PROMPT:
Using the entries below, write out the line with "if (f1 < 0 ||", the line with "X(F32_8_1_1_8, 512, k_conv_f32<8, 1, 1, 8>)", and every line in between, exactly as each is written.

====

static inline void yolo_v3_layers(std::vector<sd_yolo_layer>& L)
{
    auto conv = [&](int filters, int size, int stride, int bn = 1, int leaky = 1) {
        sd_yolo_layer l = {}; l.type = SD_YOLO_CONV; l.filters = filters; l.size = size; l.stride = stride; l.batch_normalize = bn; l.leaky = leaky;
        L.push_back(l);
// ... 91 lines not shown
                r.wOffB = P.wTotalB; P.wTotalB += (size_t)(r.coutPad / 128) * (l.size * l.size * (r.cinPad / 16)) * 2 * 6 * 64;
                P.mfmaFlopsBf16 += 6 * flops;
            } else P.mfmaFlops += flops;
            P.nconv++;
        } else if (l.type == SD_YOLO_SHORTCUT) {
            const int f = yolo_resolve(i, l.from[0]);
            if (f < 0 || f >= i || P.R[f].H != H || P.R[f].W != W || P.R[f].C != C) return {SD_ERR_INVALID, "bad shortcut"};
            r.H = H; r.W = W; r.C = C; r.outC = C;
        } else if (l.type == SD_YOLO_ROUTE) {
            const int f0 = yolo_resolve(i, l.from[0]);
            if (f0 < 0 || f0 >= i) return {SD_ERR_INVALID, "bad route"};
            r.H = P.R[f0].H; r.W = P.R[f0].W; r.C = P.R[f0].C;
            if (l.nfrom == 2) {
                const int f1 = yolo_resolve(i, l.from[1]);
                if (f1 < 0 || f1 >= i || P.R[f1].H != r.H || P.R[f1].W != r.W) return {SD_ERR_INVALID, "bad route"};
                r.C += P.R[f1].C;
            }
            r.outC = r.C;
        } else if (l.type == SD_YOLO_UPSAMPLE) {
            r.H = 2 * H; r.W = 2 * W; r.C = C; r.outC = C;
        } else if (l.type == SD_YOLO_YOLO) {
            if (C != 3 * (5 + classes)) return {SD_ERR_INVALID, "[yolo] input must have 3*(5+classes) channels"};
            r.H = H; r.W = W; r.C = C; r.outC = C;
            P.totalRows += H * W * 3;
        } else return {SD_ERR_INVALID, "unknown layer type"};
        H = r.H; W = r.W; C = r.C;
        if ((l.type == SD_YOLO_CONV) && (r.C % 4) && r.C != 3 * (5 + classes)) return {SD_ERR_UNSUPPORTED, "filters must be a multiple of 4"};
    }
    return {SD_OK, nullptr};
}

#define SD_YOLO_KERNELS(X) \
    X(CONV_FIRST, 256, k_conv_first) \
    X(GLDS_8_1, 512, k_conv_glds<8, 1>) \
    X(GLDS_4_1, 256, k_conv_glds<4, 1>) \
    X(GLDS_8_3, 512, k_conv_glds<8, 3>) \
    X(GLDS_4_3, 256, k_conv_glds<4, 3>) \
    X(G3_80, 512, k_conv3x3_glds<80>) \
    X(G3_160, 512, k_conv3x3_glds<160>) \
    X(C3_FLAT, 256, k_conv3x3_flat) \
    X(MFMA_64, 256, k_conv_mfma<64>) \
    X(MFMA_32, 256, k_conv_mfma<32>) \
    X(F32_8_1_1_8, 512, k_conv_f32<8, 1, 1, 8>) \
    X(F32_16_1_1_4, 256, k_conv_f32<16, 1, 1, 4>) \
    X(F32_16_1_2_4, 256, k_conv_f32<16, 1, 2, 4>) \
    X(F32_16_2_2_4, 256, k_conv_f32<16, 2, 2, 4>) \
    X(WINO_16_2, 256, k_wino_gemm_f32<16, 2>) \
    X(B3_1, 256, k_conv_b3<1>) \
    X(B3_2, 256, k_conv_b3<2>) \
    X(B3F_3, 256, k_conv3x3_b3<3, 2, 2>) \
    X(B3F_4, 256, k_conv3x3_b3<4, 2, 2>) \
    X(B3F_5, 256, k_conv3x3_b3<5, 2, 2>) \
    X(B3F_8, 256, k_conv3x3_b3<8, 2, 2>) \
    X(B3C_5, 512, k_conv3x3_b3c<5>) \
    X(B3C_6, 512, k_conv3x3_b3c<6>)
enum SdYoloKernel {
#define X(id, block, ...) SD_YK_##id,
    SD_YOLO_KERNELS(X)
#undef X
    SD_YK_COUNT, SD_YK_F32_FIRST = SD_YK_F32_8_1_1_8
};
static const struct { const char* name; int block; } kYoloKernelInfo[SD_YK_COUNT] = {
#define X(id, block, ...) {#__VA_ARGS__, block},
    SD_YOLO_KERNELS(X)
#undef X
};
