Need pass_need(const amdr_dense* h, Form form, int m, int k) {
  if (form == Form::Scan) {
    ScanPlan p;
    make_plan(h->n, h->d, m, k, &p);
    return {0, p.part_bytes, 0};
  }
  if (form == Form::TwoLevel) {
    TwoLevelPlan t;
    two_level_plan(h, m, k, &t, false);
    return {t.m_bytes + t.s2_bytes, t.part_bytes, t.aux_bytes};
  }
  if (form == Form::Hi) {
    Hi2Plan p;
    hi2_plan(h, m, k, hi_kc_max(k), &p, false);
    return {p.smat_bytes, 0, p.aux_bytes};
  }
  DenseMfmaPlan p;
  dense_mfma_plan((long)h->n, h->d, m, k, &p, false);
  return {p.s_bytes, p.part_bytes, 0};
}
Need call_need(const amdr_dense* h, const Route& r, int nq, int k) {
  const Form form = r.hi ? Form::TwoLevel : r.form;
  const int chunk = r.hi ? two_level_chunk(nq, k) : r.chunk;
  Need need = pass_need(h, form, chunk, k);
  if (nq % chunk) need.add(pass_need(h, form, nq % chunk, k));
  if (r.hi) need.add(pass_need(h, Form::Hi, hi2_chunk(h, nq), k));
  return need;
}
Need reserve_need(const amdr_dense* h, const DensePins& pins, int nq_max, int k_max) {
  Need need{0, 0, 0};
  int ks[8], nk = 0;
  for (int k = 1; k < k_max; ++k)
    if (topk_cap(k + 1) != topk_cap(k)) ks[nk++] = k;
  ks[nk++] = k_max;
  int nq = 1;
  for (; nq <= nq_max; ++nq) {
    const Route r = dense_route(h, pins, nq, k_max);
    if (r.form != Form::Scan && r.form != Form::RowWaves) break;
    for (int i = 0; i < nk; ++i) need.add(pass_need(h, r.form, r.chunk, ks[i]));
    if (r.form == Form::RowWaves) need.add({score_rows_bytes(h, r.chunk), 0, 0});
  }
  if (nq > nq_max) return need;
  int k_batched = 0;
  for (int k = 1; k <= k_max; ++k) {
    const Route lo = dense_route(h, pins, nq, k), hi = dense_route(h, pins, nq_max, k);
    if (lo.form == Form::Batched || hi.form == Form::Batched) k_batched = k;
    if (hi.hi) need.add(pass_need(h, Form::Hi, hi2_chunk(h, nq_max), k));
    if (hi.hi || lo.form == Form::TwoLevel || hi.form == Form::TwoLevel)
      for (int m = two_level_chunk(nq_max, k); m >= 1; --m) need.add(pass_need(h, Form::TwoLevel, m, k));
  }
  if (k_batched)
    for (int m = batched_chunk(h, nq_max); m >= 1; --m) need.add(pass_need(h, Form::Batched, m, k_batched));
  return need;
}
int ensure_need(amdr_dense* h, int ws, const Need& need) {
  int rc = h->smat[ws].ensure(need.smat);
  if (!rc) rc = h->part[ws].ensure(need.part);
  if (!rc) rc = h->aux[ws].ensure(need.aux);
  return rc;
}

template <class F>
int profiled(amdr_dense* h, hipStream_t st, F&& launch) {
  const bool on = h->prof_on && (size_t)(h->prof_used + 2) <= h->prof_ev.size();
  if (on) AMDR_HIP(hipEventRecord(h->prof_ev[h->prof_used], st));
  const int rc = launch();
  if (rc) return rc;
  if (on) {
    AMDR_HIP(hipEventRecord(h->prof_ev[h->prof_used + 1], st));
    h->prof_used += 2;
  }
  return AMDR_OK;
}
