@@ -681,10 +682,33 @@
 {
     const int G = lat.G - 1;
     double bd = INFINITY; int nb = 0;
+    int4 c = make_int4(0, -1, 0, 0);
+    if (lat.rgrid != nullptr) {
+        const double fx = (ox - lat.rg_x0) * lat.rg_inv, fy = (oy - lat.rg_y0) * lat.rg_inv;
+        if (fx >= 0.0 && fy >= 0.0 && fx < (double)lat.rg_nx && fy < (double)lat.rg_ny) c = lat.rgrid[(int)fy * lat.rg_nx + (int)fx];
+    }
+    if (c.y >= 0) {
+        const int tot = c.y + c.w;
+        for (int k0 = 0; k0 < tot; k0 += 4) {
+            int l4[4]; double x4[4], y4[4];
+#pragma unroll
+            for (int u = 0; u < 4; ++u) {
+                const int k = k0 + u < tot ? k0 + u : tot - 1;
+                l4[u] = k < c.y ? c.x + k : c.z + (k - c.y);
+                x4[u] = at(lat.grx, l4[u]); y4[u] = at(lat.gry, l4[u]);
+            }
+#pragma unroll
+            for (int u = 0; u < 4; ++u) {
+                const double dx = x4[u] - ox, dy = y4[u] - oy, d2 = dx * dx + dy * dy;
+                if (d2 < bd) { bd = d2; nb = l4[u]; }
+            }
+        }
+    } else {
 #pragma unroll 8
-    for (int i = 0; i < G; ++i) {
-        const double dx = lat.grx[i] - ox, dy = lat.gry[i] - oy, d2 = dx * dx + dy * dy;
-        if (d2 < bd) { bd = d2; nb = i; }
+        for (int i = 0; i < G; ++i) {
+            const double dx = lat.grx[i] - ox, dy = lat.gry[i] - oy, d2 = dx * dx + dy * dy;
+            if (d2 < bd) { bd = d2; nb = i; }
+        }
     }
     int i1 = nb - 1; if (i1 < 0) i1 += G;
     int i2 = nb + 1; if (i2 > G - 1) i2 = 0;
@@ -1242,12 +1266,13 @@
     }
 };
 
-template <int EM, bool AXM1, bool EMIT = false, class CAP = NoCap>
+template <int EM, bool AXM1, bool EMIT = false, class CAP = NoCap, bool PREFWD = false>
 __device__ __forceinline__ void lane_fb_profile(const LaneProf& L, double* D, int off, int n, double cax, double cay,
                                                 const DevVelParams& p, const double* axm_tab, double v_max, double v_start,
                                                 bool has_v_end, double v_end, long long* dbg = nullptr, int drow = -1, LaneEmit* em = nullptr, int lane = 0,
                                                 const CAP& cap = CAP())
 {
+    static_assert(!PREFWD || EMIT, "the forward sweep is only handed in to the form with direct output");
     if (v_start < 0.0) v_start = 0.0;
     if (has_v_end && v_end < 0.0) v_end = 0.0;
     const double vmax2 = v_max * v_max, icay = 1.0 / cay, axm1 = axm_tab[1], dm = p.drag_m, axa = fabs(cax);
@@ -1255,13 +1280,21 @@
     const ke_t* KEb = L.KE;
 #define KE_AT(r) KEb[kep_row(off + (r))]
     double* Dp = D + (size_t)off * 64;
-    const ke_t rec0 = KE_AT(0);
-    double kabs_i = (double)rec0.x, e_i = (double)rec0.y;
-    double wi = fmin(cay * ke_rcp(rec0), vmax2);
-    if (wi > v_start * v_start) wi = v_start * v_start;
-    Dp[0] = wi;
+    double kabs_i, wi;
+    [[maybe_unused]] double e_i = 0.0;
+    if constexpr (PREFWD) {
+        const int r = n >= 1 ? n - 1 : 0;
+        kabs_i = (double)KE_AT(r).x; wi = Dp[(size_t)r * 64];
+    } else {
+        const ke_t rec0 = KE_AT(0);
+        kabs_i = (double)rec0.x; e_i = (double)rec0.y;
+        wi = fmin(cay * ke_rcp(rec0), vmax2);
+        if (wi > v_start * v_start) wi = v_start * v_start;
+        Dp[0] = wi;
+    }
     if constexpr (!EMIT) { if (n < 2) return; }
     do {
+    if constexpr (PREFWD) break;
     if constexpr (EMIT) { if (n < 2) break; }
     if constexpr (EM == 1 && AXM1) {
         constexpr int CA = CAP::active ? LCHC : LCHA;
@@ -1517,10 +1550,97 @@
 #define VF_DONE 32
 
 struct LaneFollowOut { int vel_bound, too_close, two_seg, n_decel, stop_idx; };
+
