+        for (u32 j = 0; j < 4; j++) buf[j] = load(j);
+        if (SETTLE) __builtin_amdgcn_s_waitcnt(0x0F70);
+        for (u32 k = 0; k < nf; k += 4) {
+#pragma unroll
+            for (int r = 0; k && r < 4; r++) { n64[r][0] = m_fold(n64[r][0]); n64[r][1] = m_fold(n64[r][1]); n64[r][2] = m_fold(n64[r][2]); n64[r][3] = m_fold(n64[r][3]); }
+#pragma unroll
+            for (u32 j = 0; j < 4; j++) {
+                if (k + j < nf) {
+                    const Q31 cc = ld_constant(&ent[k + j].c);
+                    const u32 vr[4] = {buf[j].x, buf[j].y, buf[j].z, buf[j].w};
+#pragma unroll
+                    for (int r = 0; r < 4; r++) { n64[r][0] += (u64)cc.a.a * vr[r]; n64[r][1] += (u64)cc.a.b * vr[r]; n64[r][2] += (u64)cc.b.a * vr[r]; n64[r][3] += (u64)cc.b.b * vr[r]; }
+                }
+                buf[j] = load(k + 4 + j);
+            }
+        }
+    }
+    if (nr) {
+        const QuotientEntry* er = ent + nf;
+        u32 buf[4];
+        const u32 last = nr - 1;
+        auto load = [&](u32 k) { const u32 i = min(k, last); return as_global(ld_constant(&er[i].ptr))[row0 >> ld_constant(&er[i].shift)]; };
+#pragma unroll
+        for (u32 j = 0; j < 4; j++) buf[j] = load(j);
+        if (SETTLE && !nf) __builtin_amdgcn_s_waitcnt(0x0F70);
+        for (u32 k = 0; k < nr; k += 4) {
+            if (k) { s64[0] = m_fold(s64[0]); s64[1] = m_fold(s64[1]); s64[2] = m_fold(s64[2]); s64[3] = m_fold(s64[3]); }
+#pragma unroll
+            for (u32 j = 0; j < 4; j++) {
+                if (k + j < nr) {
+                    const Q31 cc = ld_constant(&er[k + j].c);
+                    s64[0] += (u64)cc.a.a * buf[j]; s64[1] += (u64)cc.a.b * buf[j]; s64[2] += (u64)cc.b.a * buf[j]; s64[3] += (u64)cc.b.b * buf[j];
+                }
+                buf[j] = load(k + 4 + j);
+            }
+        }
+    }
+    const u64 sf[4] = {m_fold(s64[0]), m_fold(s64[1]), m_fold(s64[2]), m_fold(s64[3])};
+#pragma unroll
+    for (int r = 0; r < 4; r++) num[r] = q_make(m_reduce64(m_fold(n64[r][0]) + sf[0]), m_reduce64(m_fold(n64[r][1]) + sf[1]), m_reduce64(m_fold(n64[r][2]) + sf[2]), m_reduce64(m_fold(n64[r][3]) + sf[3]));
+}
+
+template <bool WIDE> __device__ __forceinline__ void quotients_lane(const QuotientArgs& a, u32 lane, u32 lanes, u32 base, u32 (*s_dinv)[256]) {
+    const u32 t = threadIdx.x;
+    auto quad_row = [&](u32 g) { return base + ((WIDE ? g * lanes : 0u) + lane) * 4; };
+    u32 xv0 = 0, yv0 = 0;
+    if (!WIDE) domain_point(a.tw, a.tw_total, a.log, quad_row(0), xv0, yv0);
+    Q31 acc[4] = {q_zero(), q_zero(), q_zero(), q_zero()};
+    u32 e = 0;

====

TASK RESULT:
                if (f1 < 0 || f1 >= i || P.R[f1].H != r.H || P.R[f1].W != r.W) return {SD_ERR_INVALID, "bad route"};
                r.C += P.R[f1].C;
            }
            r.outC = r.C;
        } else if (l.type == SD_YOLO_UPSAMPLE) {
            r.H = 2 * H; r.W = 2 * W; r.C = C; r.outC = C;
        } else if (l.type == SD_YOLO_YOLO) {
            if (C != 3 * (5 + classes)) return {SD_ERR_INVALID, "[yolo] input must have 3*(5+classes) channels"};
            r.H = H; r.W = W; r.C = C; r.outC = C;
            P.totalRows += H * W * 3;
        } else return {SD_ERR_INVALID, "unknown layer type"};
        H = r.H; W = r.W; C = r.C;
        if ((l.type == SD_YOLO_CONV) && (r.C % 4) && r.C != 3 * (5 + classes)) return {SD_ERR_UNSUPPORTED, "filters must be a multiple of 4"};
    }
    return {SD_OK, nullptr};
}

#define SD_YOLO_KERNELS(X) \
    X(CONV_FIRST, 256, k_conv_first) \
    X(GLDS_8_1, 512, k_conv_glds<8, 1>) \
    X(GLDS_4_1, 256, k_conv_glds<4, 1>) \
    X(GLDS_8_3, 512, k_conv_glds<8, 3>) \
    X(GLDS_4_3, 256, k_conv_glds<4, 3>) \
    X(G3_80, 512, k_conv3x3_glds<80>) \
    X(G3_160, 512, k_conv3x3_glds<160>) \
    X(C3_FLAT, 256, k_conv3x3_flat) \
    X(MFMA_64, 256, k_conv_mfma<64>) \
    X(MFMA_32, 256, k_conv_mfma<32>) \
    X(F32_8_1_1_8, 512, k_conv_f32<8, 1, 1, 8>) \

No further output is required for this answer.